Yearout v. Chicago, M., St. P. & P. R. Co.
Decision Date | 05 August 1960 |
Docket Number | No. 8806,8806 |
Citation | 82 Idaho 466,354 P.2d 759 |
Court | Idaho Supreme Court |
Parties | Clifford YEAROUT, Plaintiff-Respondent, v. CHICAGO, MILWAUKEE, ST. PAUL & PACIFIC RAILROAD CO., a corporation, Defendant-Appellant. |
Elder, Elder & Mitchell, Coeur d'Alene, for appellant.
McFarland & McFarland, Coeur d'Alene, for respondent.
About 6:00 p. m., June 20, 1956, a truck owned and driven by plaintiff's (respondent's) son, was struck by defendant's (appellant's) train at a crossing on U. S. highway 95A in St. Maries. Plaintiff was a passenger, riding in the cab of the truck on the righthand side. The train approached the crossing on a righthand curve and from the right side of the truck.
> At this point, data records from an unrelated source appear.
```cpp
int launch_wsyrk_batched(lrvb_ctx* c, const double* cols, i64 cstride, int G, double* tiles_out) {
    if (!wsyrk_batched_supported(c)) LRVB_FAIL(LRVB_ERR_UNSUPPORTED, "batched SYRK: even P > 64, 16-byte aligned X");
    if (G <= 0) return LRVB_OK;
    const int T = wsyrk_num_tiles(c->P);
    const i64 Teff = (i64)T * G;
    i64 S = (4608 + Teff / 2) / Teff;
    S = ((S + 7) / 8) * 8;
    i64 max_by_rows = (c->N / 1900 / 8) * 8;
    if (S > max_by_rows) S = max_by_rows;
    if (S > 128) S = 128;
    if (S < 8) S = 8;
    i64 rps = (c->N + S - 1) / S;
    rps = ((rps + WS_KC - 1) / WS_KC) * WS_KC;
    if (rps < WS_KC) rps = WS_KC;
    const i64 tile_elems = (i64)T * WS_TILE * WS_TILE;
    LRVB_TRY(buf_reserve(c, c->tile_part, (size_t)(tile_elems * S * G)));
    const int nbt = (int)((c->P + WS_TILE - 1) / WS_TILE);
    if (c->prof_on) LRVB_TRY(prof_mark(c, PROF_WSYRK));
    hipLaunchKernelGGL(wsyrk_glds_batched_kernel, dim3((unsigned)(S * T), (unsigned)G), dim3(WS_THREADS), 0, c->stream,
                       c->X.p, c->P, c->N, (int)c->P, cols, cstride, (int)S, nbt, rps, c->tile_part.p, tile_elems * S);
    HIP_TRY(hipGetLastError());
    if (c->prof_on) LRVB_TRY(prof_mark(c, PROF_WSYRK));
    hipLaunchKernelGGL(wsyrk_batched_reduce_kernel, dim3((unsigned)((tile_elems + 255) / 256), (unsigned)G), dim3(256), 0, c->stream,
                       (const double*)c->tile_part.p, (int)S, tile_elems, tiles_out);
    HIP_TRY(hipGetLastError());
    return LRVB_OK;
}
```

Baseline: 65.11.

## Pre-form Kronecker product panels in LDS with a three-stage pipeline

The Kronecker Gram kernel now has each wave gather raw Z row entries and compute the pairwise products once per row into packed LDS panels, rather than every MFMA lane recomputing products from scattered LDS reads. A pipeline runs global load, raw-row staging, and panel formation for the next chunk while MFMAs consume the current panel. Fragment reads become vectorised d2 loads, and full chunks use precomputed byte offsets instead of per-row clamping. The cost is more LDS, more pipeline bookkeeping, and a reworked wave-to-output mapping that must remain correct for partial tiles.

```diff
diff --git a/linearresponsevariationalbayes.py_amd/csrc/k_wsyrk.hip b/linearresponsevariationalbayes.py_amd/csrc/k_wsyrk.hip
--- a/linearresponsevariationalbayes.py_amd/csrc/k_wsyrk.hip
+++ b/linearresponsevariationalbayes.py_amd/csrc/k_wsyrk.hip
@@ -919,12 +919,16 @@
     return LRVB_OK;
 }
 
-constexpr int KR_STRIDE = 176;
-constexpr int KR_ZERO = 65;
-constexpr int KR_CZ = 80;
+constexpr int KP_PANEL = WS_KC * WS_TILE;
+constexpr int KP_BUF = 2 * KP_PANEL;
+constexpr int KZ_STRIDE = 82;
+constexpr int KZ_ZERO = 64;
+constexpr int KZ_C = 66;
+constexpr int KZ_BASE = 2 * KP_BUF;
+constexpr int KR_LDS = KZ_BASE + WS_KC * KZ_STRIDE;
 
 __device__ __forceinline__ void kr_pair(int v, int pv, int& a, int& b) {
-    if (v >= pv) { a = KR_ZERO; b = KR_ZERO; return; }
+    if (v >= pv) { a = KZ_ZERO; b = KZ_ZERO; return; }
     a = (int)((sqrtf(8.f * (float)v + 1.f) - 1.f) * 0.5f);
     while (a * (a + 1) / 2 > v) --a;
     while ((a + 1) * (a + 2) / 2 <= v) ++a;
@@ -936,7 +940,7 @@
                        const double* __restrict__ cpad, int n_splits, int nb, i64 rows_per_split,
                        double* __restrict__ partial)
 {
-    __shared__ double lds[2 * WS_KC * KR_STRIDE];
+    __shared__ __attribute__((aligned(16))) double lds[KR_LDS];
     const int tid = threadIdx.x;
     const int lane = tid & 63;
     const int wave = __builtin_amdgcn_readfirstlane(tid >> 6);
@@ -971,125 +975,186 @@
 #pragma unroll
     for (int i = 0; i < 16; ++i) acc[i] = (d4){0.0, 0.0, 0.0, 0.0};
 
-    const int srow = tid >> 4, seg = tid & 15;
+    const int srow = 4 * wave + (lane >> 4), seg = lane & 15;
+    unsigned zoff[4];
+#pragma unroll
+    for (int j = 0; j < 4; ++j) { const int col = 4 * seg + j; zoff[j] = (unsigned)(((i64)srow * ldz + (col < q ? col : 0)) * 8); }
+    const unsigned coff = (unsigned)srow * 8u;
+    i64 full = (N - r0) / WS_KC;
+    const int nch_full = (int)(full < nch ? full : nch);
     double sv[4], sc;
     auto load_stage = [&](int ch) {
-        i64 n = r0 + (i64)ch * WS_KC + srow;
-        sc = cpad[n];
-        if (n > N - 1) n = N - 1;
-        const double* rowp = Z + n * ldz;
-#pragma unroll
-        for (int j = 0; j < 4; ++j) { const int col = 4 * seg + j; sv[j] = rowp[col < q ? col : 0]; }
+        const i64 n0 = r0 + (i64)ch * WS_KC;
+        if (ch < nch_full) {
+            const char* zb = reinterpret_cast<const char*>(Z) + n0 * ldz * 8;
+            const char* cb = reinterpret_cast<const char*>(cpad + n0);
+#pragma unroll
+            for (int j = 0; j < 4; ++j) sv[j] = *reinterpret_cast<const double*>(zb + zoff[j]);
+            sc = *reinterpret_cast<const double*>(cb + coff);
+        } else {
+            i64 n = n0 + srow;
+            sc = cpad[n < N ? n : N];
+            if (n > N - 1) n = N - 1;
+            const char* zb = reinterpret_cast<const char*>(Z) + (n - srow) * ldz * 8;
+#pragma unroll
+            for (int j = 0; j < 4; ++j) sv[j] = *reinterpret_cast<const double*>(zb + zoff[j]);
+        }
     };
-    auto store_stage = [&](int buf) {
+    double* zrow_w = lds + KZ_BASE + srow * KZ_STRIDE;
+    auto store_stage = [&]() {
         asm volatile("" : "+v"(sv[0]), "+v"(sv[1]), "+v"(sv[2]), "+v"(sv[3]), "+v"(sc));
-        double* dst = lds + buf * (WS_KC * KR_STRIDE) + srow * KR_STRIDE;
-#pragma unroll
-        for (int j = 0; j < 4; ++j) { const int col = 4 * seg + j; const double zv = col < q ? sv[j] : 0.0; dst[col] = zv; dst[KR_CZ + col] = zv * sc; }
+        *reinterpret_cast<d2*>(zrow_w + 4 * seg) = (d2){sv[0], sv[1]};
+        *reinterpret_cast<d2*>(zrow_w + 4 * seg + 2) = (d2){sv[2], sv[3]};
+        zrow_w[KZ_C + seg] = sc;
     };
-    if (tid < 2 * WS_KC) { lds[tid * KR_STRIDE + KR_ZERO] = 0.0; lds[tid * KR_STRIDE + KR_CZ + KR_ZERO] = 0.0; }
-
-    if (nch > 0) { load_stage(0); store_stage(0); }
+    if (lane < 4) lds[KZ_BASE + (4 * wave + lane) * KZ_STRIDE + KZ_ZERO] = 0.0;
+
+    const double* zw = lds + KZ_BASE + 4 * wave * KZ_STRIDE;
+    const double *ga[4], *gb[4];
+    {
+        int a, b;
+#pragma unroll
+        for (int e = 0; e < 4; ++e) {
+            kr_pair((e < 2 ? bi : bj) * WS_TILE + 64 * (e & 1) + lane, pv, a, b);
+            ga[e] = zw + a; gb[e] = zw + b;
+        }
+    }
+    const double* gc = zw + KZ_C;
+    double* pw = lds + 4 * wave * WS_TILE + 2 * lane;
+    double g[8], gck;
+    auto gather = [&](int row) {
+        if (!diag) {
+#pragma unroll
+            for (int e = 0; e < 4; ++e) { g[2 * e] = ga[e][row * KZ_STRIDE]; g[2 * e + 1] = gb[e][row * KZ_STRIDE]; }
+        } else {
+#pragma unroll
+            for (int e = 0; e < 2; ++e) { g[2 * e] = ga[e][row * KZ_STRIDE]; g[2 * e + 1] = gb[e][row * KZ_STRIDE]; }
+        }
+        gck = gc[row * KZ_STRIDE];
+    };
+    auto form = [&](int row, int nbuf) {
+        double* dst = pw + nbuf * KP_BUF + row * WS_TILE;
+        if (!diag) {
+            *reinterpret_cast<d2*>(dst) = (d2){(g[0] * g[1]) * gck, (g[2] * g[3]) * gck};
+            *reinterpret_cast<d2*>(dst + KP_PANEL) = (d2){g[4] * g[5], g[6] * g[7]};
+        } else {
+            *reinterpret_cast<d2*>(dst) = (d2){g[0] * g[1], g[2] * g[3]};
+            dst[KP_PANEL - lane] = gck;
+        }
+    };
+
+    load_stage(0); store_stage();
     __syncthreads();
+#pragma unroll
+    for (int row = 0; row < 4; ++row) { gather(row); form(row, 0); }
+    load_stage(1); store_stage();
+    __syncthreads();
 
     const int l15 = lane & 15, l4 = lane >> 4;
-    int buf = 0;
+    double* out = partial + ((i64)split * T + t) * (i64)(WS_TILE * WS_TILE);
     if (!diag) {
-        const int wr = wave >> 1, wc = wave & 1;
-        int ia[4], ib[4], ja[4], jb[4];
-#pragma unroll
-        for (int m = 0; m < 4; ++m) {
-            kr_pair(bi * WS_TILE + wr * 64 + 16 * m + l15, pv, ia[m], ib[m]);
-            kr_pair(bj * WS_TILE + wc * 64 + 16 * m + l15, pv, ja[m], jb[m]);
-        }
-        int mt_a = (pv - (bi * WS_TILE + wr * 64) + 15) / 16;
-        mt_a = __builtin_amdgcn_readfirstlane(mt_a < 0 ? 0 : (mt_a > 4 ? 4 : mt_a));
-        for (int ch = 0; ch < nch; ++ch) {
-            const bool more = ch + 1 < nch;
-            if (more) load_stage(ch + 1);
-            const double* zs = lds + buf * (WS_KC * KR_STRIDE);
-            double xa[2][4], xb[2][4], ya[2][4], yb[2][4];
+        const int nreal = (pv - bi * WS_TILE + 15) / 16;
+        const bool m0 = __builtin_amdgcn_readfirstlane(wave < nreal), m1 = __builtin_amdgcn_readfirstlane(wave + 4 < nreal);
+        const double* a_base = lds + l4 * WS_TILE + 32 * wave + 2 * l15;
+        const double* b_base = lds + KP_PANEL + l4 * WS_TILE + 2 * l15;
+        auto stage = [&](auto buf_tag) {
+            constexpr int BUF = decltype(buf_tag)::value;
+            d2 af[2], bf[2][4];
             auto read_frags = [&](int kk, int set) {
-                const double* rowp = zs + (kk * 4 + l4) * KR_STRIDE;
-#pragma unroll
-                for (int m = 0; m < 4; ++m) { xa[set][m] = rowp[KR_CZ + ia[m]]; xb[set][m] = rowp[ib[m]]; ya[set][m] = rowp[ja[m]]; yb[set][m] = rowp[jb[m]]; }
+                const int o = BUF * KP_BUF + kk * 4 * WS_TILE;
+                af[set] = *reinterpret_cast<const d2*>(a_base + o);
+#pragma unroll
+                for (int h = 0; h < 4; ++h) bf[set][h] = *reinterpret_cast<const d2*>(b_base + o + 32 * h);
             };
             read_frags(0, 0);
 #pragma unroll
             for (int kk = 0; kk < WS_KC / 4; ++kk) {
                 const int set = kk & 1;
-                double af[4], bf[4];
-#pragma unroll
-                for (int m = 0; m < 4; ++m) { af[m] = xa[set][m] * xb[set][m]; bf[m] = ya[set][m] * yb[set][m]; }
                 __builtin_amdgcn_sched_barrier(0);
                 if (kk + 1 < WS_KC / 4) read_frags(kk + 1, set ^ 1);
+                gather(kk);
                 __builtin_amdgcn_sched_barrier(0);
                 __builtin_amdgcn_s_setprio(1);
-#pragma unroll
-                for (int m = 0; m < 4; ++m)
-#pragma unroll
-                    for (int n = 0; n < 4; ++n)
-                        if (m < mt_a)
-                            acc[m * 4 + n] = __builtin_amdgcn_mfma_f64_16x16x4f64(af[m], bf[n], acc[m * 4 + n], 0, 0, 0);
+                if (m0) {
+#pragma unroll
+                    for (int n = 0; n < 8; ++n) acc[n] = __builtin_amdgcn_mfma_f64_16x16x4f64(af[set][0], bf[set][n >> 1][n & 1], acc[n], 0, 0, 0);
+                }
+                if (m1) {
+#pragma unroll
+                    for (int n = 0; n < 8; ++n) acc[8 + n] = __builtin_amdgcn_mfma_f64_16x16x4f64(af[set][1], bf[set][n >> 1][n & 1], acc[8 + n], 0, 0, 0);
+                }
                 __builtin_amdgcn_s_setprio(0);
                 __builtin_amdgcn_sched_barrier(0);
-            }
-            if (more) store_stage(buf ^ 1);
+                form(kk, BUF ^ 1);
+                __builtin_amdgcn_sched_barrier(0);
+            }
+            store_stage();
             __syncthreads();
-            buf ^= 1;
-        }
-        double* out = partial + ((i64)split * T + t) * (i64)(WS_TILE * WS_TILE);
-#pragma unroll
-        for (int m = 0; m < 4; ++m)
-#pragma unroll
-            for (int n = 0; n < 4; ++n)
+        };
+        for (int ch = 0; ch < nch; ch += 2) {
+            load_stage(ch + 2);
+            stage(std::integral_constant<int, 0>{});
+            if (ch + 1 < nch) {
+                load_stage(ch + 3);
+                stage(std::integral_constant<int, 1>{});
+            }
+        }
+#pragma unroll
+        for (int m = 0; m < 2; ++m)
+#pragma unroll
+            for (int n = 0; n < 8; ++n)
 #pragma unroll
                 for (int r = 0; r < 4; ++r)
-                    out[(wr * 64 + m * 16 + l4 + 4 * r) * WS_TILE + wc * 64 + n * 16 + l15] = acc[m * 4 + n][r];
+                    out[(16 * wave + 64 * m + l4 + 4 * r) * WS_TILE + 16 * (n >> 1) + 64 * (n & 1) + l15] = acc[m * 8 + n][r];
     } else {
         const int rb0 = wave, rb1 = 7 - wave;
         const int nreal = (pv - bi * WS_TILE + 15) / 16;
-        int i0a, i0b, i1a, i1b, ja[8], jb[8];
-        kr_pair(bi * WS_TILE + 16 * rb0 + l15, pv, i0a, i0b);
-        kr_pair(bi * WS_TILE + 16 * rb1 + l15, pv, i1a, i1b);
-#pragma unroll
-        for (int n = 0; n < 8; ++n) kr_pair(bi * WS_TILE + 16 * n + l15, pv, ja[n], jb[n]);
-        for (int ch = 0; ch < nch; ++ch) {
-            const bool more = ch + 1 < nch;
-            if (more) load_stage(ch + 1);
-            const double* zs = lds + buf * (WS_KC * KR_STRIDE);
-            double ya[2][8], yb[2][8], a0[2], a1[2];
+        const double* p_base = lds + l4 * WS_TILE + 2 * l15;
+        const double* a0_base = p_base + 32 * rb0;
+        const double* a1_base = p_base + 32 * (rb1 - 4) + 1;
+        const double* c_base = lds + KP_PANEL + l4 * WS_TILE;
+        auto stage = [&](auto buf_tag) {
+            constexpr int BUF = decltype(buf_tag)::value;
+            double a0[2], a1[2], cv[2];
+            d2 bf[2][4];
             auto read_frags = [&](int kk, int set) {
-                const double* rowp = zs + (kk * 4 + l4) * KR_STRIDE;
-#pragma unroll
-                for (int n = 0; n < 8; ++n) { ya[set][n] = rowp[ja[n]]; yb[set][n] = rowp[jb[n]]; }
-                a0[set] = rowp[KR_CZ + i0a] * rowp[i0b];
-                a1[set] = rowp[KR_CZ + i1a] * rowp[i1b];
+                const int o = BUF * KP_BUF + kk * 4 * WS_TILE;
+                cv[set] = c_base[o];
+                a0[set] = a0_base[o];
+                a1[set] = a1_base[o];
+#pragma unroll
+                for (int h = 0; h < 4; ++h) bf[set][h] = *reinterpret_cast<const d2*>(p_base + o + 32 * h);
             };
             read_frags(0, 0);
 #pragma unroll
             for (int kk = 0; kk < WS_KC / 4; ++kk) {
                 const int set = kk & 1;
-                double bf[8];
-#pragma unroll
-                for (int n = 0; n < 8; ++n) bf[n] = ya[set][n] * yb[set][n];
-                const double af0 = a0[set], af1 = a1[set];
+                const double s0 = a0[set] * cv[set], s1 = a1[set] * cv[set];
                 __builtin_amdgcn_sched_barrier(0);
                 if (kk + 1 < WS_KC / 4) read_frags(kk + 1, set ^ 1);
+                gather(kk);
                 __builtin_amdgcn_sched_barrier(0);
 #pragma unroll
                 for (int n = 0; n < 4; ++n)
-                    if (n <= rb0 && rb0 < nreal) acc[n] = __builtin_amdgcn_mfma_f64_16x16x4f64(af0, bf[n], acc[n], 0, 0, 0);
+                    if (n <= rb0 && rb0 < nreal) acc[n] = __builtin_amdgcn_mfma_f64_16x16x4f64(s0, bf[set][n][0], acc[n], 0, 0, 0);
 #pragma unroll
                 for (int n = 0; n < 8; ++n)
-                    if (n <= rb1 && rb1 < nreal) acc[4 + n] = __builtin_amdgcn_mfma_f64_16x16x4f64(af1, bf[n], acc[4 + n], 0, 0, 0);
-                __builtin_amdgcn_sched_barrier(0);
-            }
-            if (more) store_stage(buf ^ 1);
+                    if (n <= rb1 && rb1 < nreal) acc[4 + n] = __builtin_amdgcn_mfma_f64_16x16x4f64(s1, bf[set][n & 3][n >> 2], acc[4 + n], 0, 0, 0);
+                __builtin_amdgcn_sched_barrier(0);
+                form(kk, BUF ^ 1);
+                __builtin_amdgcn_sched_barrier(0);
+            }
+            store_stage();
             __syncthreads();
-            buf ^= 1;
-        }
-        double* out = partial + ((i64)split * T + t) * (i64)(WS_TILE * WS_TILE);
+        };
+        for (int ch = 0; ch < nch; ch += 2) {
+            load_stage(ch + 2);
+            stage(std::integral_constant<int, 0>{});
+            if (ch + 1 < nch) {
+                load_stage(ch + 3);
+                stage(std::integral_constant<int, 1>{});
+            }
+        }
 #pragma unroll
         for (int n = 0; n < 8; ++n)
 #pragma unroll
```

After: 65.02. About the same (-0.1%).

Both truck and train approached the crossing at a low rate of speed, approximating four to five miles per hour. The truck had nearly cleared the crossing when it was struck near the right rear wheels. Plaintiff was thrown against the windshield, suffering injuries to his head and neck, for which he sought and obtained a judgment in the trial court in the amount of $5,248.29.
Defendant brought this appeal, assigning as errors the rulings of the trial court denying its motion for nonsuit, motion for directed verdict, and motion for judgment notwithstanding the verdict, all on the ground that the proof showed contributory negligence on the part of the plaintiff.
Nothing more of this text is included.